Just Electric, it would be best for you to get a hold of an NEC Handbook. That will explain what would take a while to type.

See 680.26 & 680.42


----------



## electricista (Jan 11, 2009)

Speedy Petey said:


> Whew! I just checked my '08 book and CD. Yup, still there. I thought someone stole 680.26 from it after you saying this.
> 
> Can you explain what you mean "no longer required"? In fact it has been broadened. It used to be only parts that were there needed to be bonded. Now you need to create a grid under "Perimeter Surfaces" if there is no steel reinforcing wire underneath, such as with pavers.


I did say that equipotential bonding disappeared but was referencing the bonding grid. I was under the impression that the grid was removed and a #8 wire could follow the contour of the pool as an alternative means. 680.26(B)(2)(b)


----------



## Speedy Petey (Jan 10, 2007)

The "grid" was never really a specific tangible thing. It was a series of bonding requirements that made up the grid.

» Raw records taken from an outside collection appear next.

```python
def _stack_plan(module, P, c0, pool, grouped, geom, need_dx, x_grad_from, defer=False):
    flush_k = int(getattr(module, "flush_k", 0))
    key = (id(module), P, c0, pool, grouped, geom, need_dx, x_grad_from, module.slope, module.last_act, defer,
           module.eps, module.momentum, module.biases is not None, flush_k)
    plan = _PLANS.get(key)
    if plan is not None and plan.spec is module.spec:
        return plan
    L = module.n_layers
    d = _CStack()
    d.struct_bytes = ctypes.sizeof(_CStack)
    d.n_layers = L
    spec = module.spec
    d.c[0] = c0
    for l in range(L):
        d.c[l + 1] = spec[l + 1]
    d.P, d.pool, d.grouped, d.x_grad_from, d.need_dx = P, pool, int(grouped), int(x_grad_from), int(need_dx)
    d.defer_act = int(defer)
    d.flush_k = flush_k
    if grouped:
        d.B, d.N, d.m, d.Cf, d.use_xyz = geom
    d.slope, d.out_slope, d.eps, d.momentum = module.slope, (module.slope if module.last_act else 1.0), module.eps, module.momentum
    d.x = 1
    d.xyz = d.new_xyz = d.idx = d.cnt = d.group_off = 1
    d.feature = d.Wf_dense = 1
    for l in range(L):
        d.layer[l].W = d.layer[l].gamma = d.layer[l].beta = 1
    sv, ft, bt = ctypes.c_size_t(), ctypes.c_size_t(), ctypes.c_size_t()
    _lib.check(_lib.lib().pcl_mlp_stack_sizes(ctypes.byref(d), ctypes.byref(sv), ctypes.byref(ft), ctypes.byref(bt)), "pcl_mlp_stack_sizes")
    plan = _StackPlan()
    plan.desc, plan.ref = d, ctypes.byref(d)
    plan.save_bytes, plan.fwd_tmp, plan.bwd_tmp = sv.value, ft.value, bt.value
    plan.defer, plan.last_off, plan.out_slope = bool(defer), None, (module.slope if module.last_act else 1.0)
    if defer:
        yo, so, ho = ctypes.c_size_t(), ctypes.c_size_t(), ctypes.c_size_t()
        _lib.check(_lib.lib().pcl_mlp_stack_last(ctypes.byref(d), ctypes.byref(yo), ctypes.byref(so), ctypes.byref(ho)), "pcl_mlp_stack_last")
        plan.last_off = (yo.value, so.value, ho.value)
    plan.L, plan.cl, plan.spec, plan.grouped, plan.P, plan.c0 = L, spec[L], module.spec, grouped, P, c0
    plan.G = (geom[0] * geom[2]) if grouped else (P // pool if pool else 0)
    plan.has_bias = module.biases is not None
    plan.off = 3 if (grouped and geom[4]) else 0
    plan.wide = bool(grouped and geom[3] > 0 and (geom[3] > 4 or need_dx))
    sizes, shapes = [], []
    for l in range(L):
        cin, cout = (c0 if l == 0 else spec[l]), spec[l + 1]
        sizes += [cout * cin, cout, cout] + ([cout] if plan.has_bias else [])
        shapes.append((cout, cin))
    plan.gsizes, plan.gshapes, plan.gtotal = sizes, shapes, sum(sizes)
    _PLANS[key] = plan
    return plan


class per_kernel_path:

    def __enter__(self):
        global USE_STACK
        from . import head
        self.prev = (USE_STACK, head.USE_STACK)
        USE_STACK = head.USE_STACK = False

    def __exit__(self, *a):
        global USE_STACK
        from . import head
        USE_STACK, head.USE_STACK = self.prev


def _stack_eligible(module):
    return (USE_STACK and module.bn and module.training and module.n_layers <= _MAXL and not syncbn.active())


class _StackFn(torch.autograd.Function):

    @staticmethod
    def forward(ctx, t_in, aux, *params):
        plan, geo, running = aux[0], aux[1], aux[2]
        d = type(plan.desc).from_buffer_copy(plan.desc)
        L = plan.L
        dev = params[0].device
        npl = 4 if plan.has_bias else 3
        st = _stream()
        save = torch.empty((plan.save_bytes,), dtype=torch.uint8, device=dev)
        tmp = torch.empty((plan.fwd_tmp,), dtype=torch.uint8, device=dev)
        if plan.defer:
            yo, so, ho = plan.last_off
            out = save[yo:yo + 4 * plan.P * plan.cl].view(torch.float32).view(plan.P, plan.cl)
            link = aux[3]
            link.scale = save[so:so + 4 * plan.cl].view(torch.float32)
            link.shift = save[ho:ho + 4 * plan.cl].view(torch.float32)
            link.slope = plan.out_slope
        else:
            out = torch.empty((plan.G if plan.G else plan.P, plan.cl), dtype=torch.float32, device=dev)
        Wf = None
        if plan.grouped:
            xyz, new_xyz, idx, cnt, group_off = geo
            d.xyz, d.new_xyz, d.idx, d.cnt, d.group_off = xyz.data_ptr(), new_xyz.data_ptr(), idx.data_ptr(), cnt.data_ptr(), group_off.data_ptr()
            d.feature = None if t_in is None else t_in.data_ptr()
            if plan.wide:
                Wf = torch.empty((params[0].shape[0], params[0].shape[1] - plan.off), dtype=torch.float32, device=dev)
            d.Wf_dense = None if Wf is None else Wf.data_ptr()
            d.x = None
        else:
            d.x = t_in.data_ptr()
        for l in range(L):
            ly, q = d.layer[l], params[npl * l:npl * l + npl]
            ly.W, ly.gamma, ly.beta = q[0].data_ptr(), q[1].data_ptr(), q[2].data_ptr()
            ly.bias = q[3].data_ptr() if plan.has_bias else None
            ly.running_mean, ly.running_var = running[2 * l].data_ptr(), running[2 * l + 1].data_ptr()
        d.out = None if plan.defer else out.data_ptr()
        d.save, d.save_bytes, d.tmp, d.tmp_bytes, d.stream = save.data_ptr(), plan.save_bytes, tmp.data_ptr(), plan.fwd_tmp, st
        _lib.call("pcl_mlp_stack_fwd_f32", ctypes.byref(d), tag="stack_fwd")
        ctx.plan = plan
        ctx.link = aux[3] if plan.defer else None
        ctx.save_for_backward(t_in, out, save, Wf, *(geo if plan.grouped else ()), *params)
        return out

    @staticmethod
    def backward(ctx, gout):
        plan = ctx.plan
        d = type(plan.desc).from_buffer_copy(plan.desc)
        L = plan.L
        sv = ctx.saved_tensors
        t_in, out, save, Wf = sv[0], sv[1], sv[2], sv[3]
        n0 = 4
        if plan.grouped:
            xyz, new_xyz, idx, cnt, group_off = sv[4:9]
            n0 = 9
        params = sv[n0:]
        dev = out.device
        npl = 4 if plan.has_bias else 3
        d.gout_ld = 0
        if (_GOUT_IN_PLACE and plan.G and not plan.defer and gout.dim() == 2 and gout.stride(1) == 1 and gout.stride(0) > gout.shape[1]
                and gout.stride(0) < 2 ** 31 and gout.dtype == torch.float32):
            d.gout_ld = gout.stride(0)
            COUNTERS["strided_gout"] += 1
        else:
            gout = gout.contiguous()
        tmp = torch.empty((plan.bwd_tmp,), dtype=torch.uint8, device=dev)
        flat = torch.empty((plan.gtotal,), dtype=torch.float32, device=dev)
        pieces = flat.split_with_sizes(plan.gsizes)
        dx = None
        need_dx = ctx.needs_input_grad[0]
        if need_dx:
            dx = torch.empty_like(t_in)
        if plan.grouped:
            d.xyz, d.new_xyz, d.idx, d.cnt, d.group_off = xyz.data_ptr(), new_xyz.data_ptr(), idx.data_ptr(), cnt.data_ptr(), group_off.data_ptr()
            d.feature = None if t_in is None else t_in.data_ptr()
            d.Wf_dense = None if Wf is None else Wf.data_ptr()
            d.x = None
        else:
            d.x = t_in.data_ptr()
        base, o = flat.data_ptr(), 0
        grads = []
        for l in range(L):
            ly, q = d.layer[l], params[npl * l:npl * l + npl]
            ly.W, ly.gamma, ly.beta = q[0].data_ptr(), q[1].data_ptr(), q[2].data_ptr()
            ly.bias = q[3].data_ptr() if plan.has_bias else None
            cout, cin = plan.gshapes[l]
            k = npl * l
            ly.dW = base + 4 * o; o += cout * cin
            ly.dgamma = base + 4 * o; o += cout
            ly.dbeta = base + 4 * o; o += cout
            grads += [pieces[k].view(cout, cin), pieces[k + 1], pieces[k + 2]]
            if plan.has_bias:
                ly.dbias = base + 4 * o; o += cout
                grads.append(pieces[k + 3])
            else:
                ly.dbias = None
        d.out = None if plan.defer else out.data_ptr()
        d.save, d.save_bytes, d.tmp, d.tmp_bytes = save.data_ptr(), plan.save_bytes, tmp.data_ptr(), plan.bwd_tmp
        d.gout, d.dx, d.stream = gout.data_ptr(), (None if dx is None else dx.data_ptr()), _stream()
        if plan.defer:
            link = ctx.link
            d.ext_stats, d.ext_stat_rows = link.stats.data_ptr(), link.rows
            link.stats = None
        _lib.call("pcl_mlp_stack_bwd_f32", ctypes.byref(d), tag="stack_bwd")
        return (dx, None) + tuple(grads)


def _stack_params(module):
    cached = module.__dict__.get("_stack_params_cache")
    if (cached is not None and cached[0][0] is module.weights[0] and cached[1][0] is module._buffers.get("running_mean_0")
            and cached[0][-1] is (module.biases[-1] if module.biases is not None else module.betas[-1]) and cached[1][-1] is module._buffers.get(f"running_var_{module.n_layers - 1}")):
        return cached
    ps, running = [], []
    for i in range(module.n_layers):
        ps += [module.weights[i], module.gammas[i], module.betas[i]] + ([module.biases[i]] if module.biases is not None else [])
        running += [getattr(module, f"running_mean_{i}"), getattr(module, f"running_var_{i}")]
    module.__dict__["_stack_params_cache"] = (ps, running)
    return ps, running


def stack_plain(module, x2, ns, x_grad_from):
    P, c0 = x2.shape
    need_dx = x2.requires_grad
    plan = _stack_plan(module, P, c0, ns, False, None, need_dx, x_grad_from if need_dx else 0)
    ps, running = _stack_params(module)
    return _StackFn.apply(x2, (plan, None, running), *ps)


class DeferLink:
    __slots__ = ("scale", "shift", "slope", "stats", "rows")

    def __init__(self):
        self.scale = self.shift = self.stats = None
        self.slope, self.rows = 0.0, 0


def stack_plain_deferred(module, x2):
    if not (_stack_eligible(module) and module.weights[0].shape[1] == x2.shape[1]):
        return None
    P, c0 = x2.shape
    need_dx = x2.requires_grad
    plan = _stack_plan(module, P, c0, 0, False, None, need_dx, 0, defer=True)
    ps, running = _stack_params(module)
    link = DeferLink()
    return _StackFn.apply(x2, (plan, None, running, link), *ps), link


_FULL = {}


def stack_grouped_deferred(module, xyz, new_xyz, feature, idx, use_xyz=True):
    if feature is None or feature.shape[-1] <= 4 or not use_xyz:
        return None
    if not (_stack_eligible(module) and module.n_layers >= 2 and module.spec[1] <= 256):
        return None
    B, m, ns = idx.shape
    N = xyz.shape[1]
    Cf = feature.shape[-1]
    key = (xyz.device, B * m, ns)
    full = _FULL.get(key)
    if full is None:
        full = _FULL[key] = (torch.full((B, m), ns, dtype=torch.int32, device=xyz.device),
                             (torch.arange(B * m + 1, dtype=torch.int64, device=xyz.device) * ns).to(torch.int32))
    cnt, group_off = full
    need_dx = feature.requires_grad
    plan = _stack_plan(module, B * m * ns, 3 + Cf, ns, True, (B, N, m, Cf, 1), need_dx, 0, defer=True)
    ps, running = _stack_params(module)
    link = DeferLink()
    Y = _StackFn.apply(feature.contiguous(), (plan, (xyz.contiguous(), new_xyz.contiguous(), idx.contiguous(), cnt, group_off), running, link), *ps)
    return Y, link


def stack_grouped(module, xyz, new_xyz, feature, idx, cnt, group_off, use_xyz):
    B, m, ns = idx.shape
    N = xyz.shape[1]
    Cf = 0 if feature is None else feature.shape[-1]
    need_dx = feature is not None and feature.requires_grad
    c0 = (3 if use_xyz else 0) + Cf
    plan = _stack_plan(module, B * m * ns, c0, ns, True, (B, N, m, Cf, int(bool(use_xyz))), need_dx, 0)
# ... 5 lines not shown
```

### pointcloudlib_amd/misc/ops.py

```python
import math

import os

import torch
from torch import nn

from .. import _lib

__all__ = [
    "optimal_block", "furthest_point_sample", "ball_query", "ball_query_multi", "group_offsets_multi", "group_points", "group_points_compact", "RowSet", "group_all",
    "index_points",
    "knn_indices", "edge_features", "three_nn", "three_interpolate", "row_offsets", "pack_rows", "unpack_rows", "interpolate_pack",
    "row_cloud", "packed_layout", "segment_max", "mlp_segment_max", "broadcast_rows",
    "FurthestPointSampler", "BallQueryGrouper", "GroupAll",
    "KNN", "PointNetFeaturePropagation",
]


def _dev(t, name, dtype=torch.float32):
    if t is None:
        return None
    if not t.is_cuda:
        raise RuntimeError(f"{name}: expected a tensor on the GPU (libpcl_hip has no CPU path), got {t.device}")
    if t.dtype != dtype:
        raise TypeError(f"{name}: expected {dtype}, got {t.dtype}")
    return t.contiguous()


def _p(t):
    return None if t is None else t.data_ptr()


def _stream():
    return torch._C._cuda_getCurrentRawStream(torch.cuda.current_device())


def _lengths(lengths, B, N, device, name="lengths", n_samples=None):
    if lengths is None:
        return None
    if isinstance(lengths, torch.Tensor) and lengths.is_cuda:
        if lengths.dtype != torch.int32:
            raise TypeError(f"{name}: a device tensor must be torch.int32, got {lengths.dtype}")
        if lengths.dim() != 1 or lengths.shape[0] != B:
            raise ValueError(f"{name}: expected shape [{B}], got {tuple(lengths.shape)}")
        if lengths.device != device:
            raise ValueError(f"{name}: on {lengths.device}, the clouds on {device}")
        return lengths.contiguous()
    host = lengths.detach() if isinstance(lengths, torch.Tensor) else torch.as_tensor(lengths)
    if host.dtype.is_floating_point or host.dtype == torch.bool or host.dtype.is_complex:
        raise TypeError(f"{name}: expected integers, got {host.dtype}")
    if host.dim() != 1 or host.shape[0] != B:
        raise ValueError(f"{name}: expected shape [{B}] (one count per cloud), got {tuple(host.shape)}")
    vals = host.tolist()
    for b, v in enumerate(vals):
        if not 1 <= v <= N:
            raise ValueError(f"{name}[{b}]={v} must be in [1, N={N}]")
        if n_samples is not None and v < n_samples:
            raise ValueError(f"{name}[{b}]={v} is less than n_samples={n_samples}: a cloud cannot be sampled beyond its own points")
    return torch.tensor(vals, dtype=torch.int32).to(device)


def _xyz_shape(xyz, name="xyz"):
    if not isinstance(xyz, torch.Tensor) or xyz.dim() != 3 or xyz.shape[2] != 3:
# ... 162 lines not shown
        ctx.save_for_backward(idx)
        ctx.dims = (B, N, m, ns, C, int(use_xyz))
        return out

    @staticmethod
    def backward(ctx, gout):
        (idx,) = ctx.saved_tensors
        B, N, m, ns, C, use_xyz = ctx.dims
        gfeat = None
        if C > 0 and ctx.needs_input_grad[2]:
            gout = _dev(gout, "grad")
            gfeat = torch.empty((B, N, C), dtype=torch.float32, device=gout.device)
            _lib.call("pcl_group_bwd_f32", _p(gout), _p(idx), B, N, m, ns, C, use_xyz, _p(gfeat), _stream(),
                      algo_bytes=B * (4 * m * ns * C + 4 * m * ns + 4 * N * C))
        return None, None, gfeat, None, None


def group_points(xyz, new_xyz, feature, idx, use_xyz=True):
    if not use_xyz and feature is None:
        raise ValueError("use_xyz=False needs features")
    return _GroupPoints.apply(xyz, new_xyz, feature, idx, bool(use_xyz))


_GROUP_ALL_BWD_VIEW = __import__("os").environ.get("PCL_GROUP_ALL_BWD_VIEW", "1") != "0"
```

Here is a good Mike Holt graphic. All of the green wires and reinforcing steel in this picture make up the grid.


----------



## Speedy Petey (Jan 10, 2007)

Oh, and without actually checking my books, nothing was removed. Only the new "mat" requirement was added.


----------



## Speedy Petey (Jan 10, 2007)

OK, I checked to be sure.

Nothing was really removed, only re-worded and things added. 
The comment about not having to extend the #8 grid wire to a panel or electrode was changed from an fpn to actual text now.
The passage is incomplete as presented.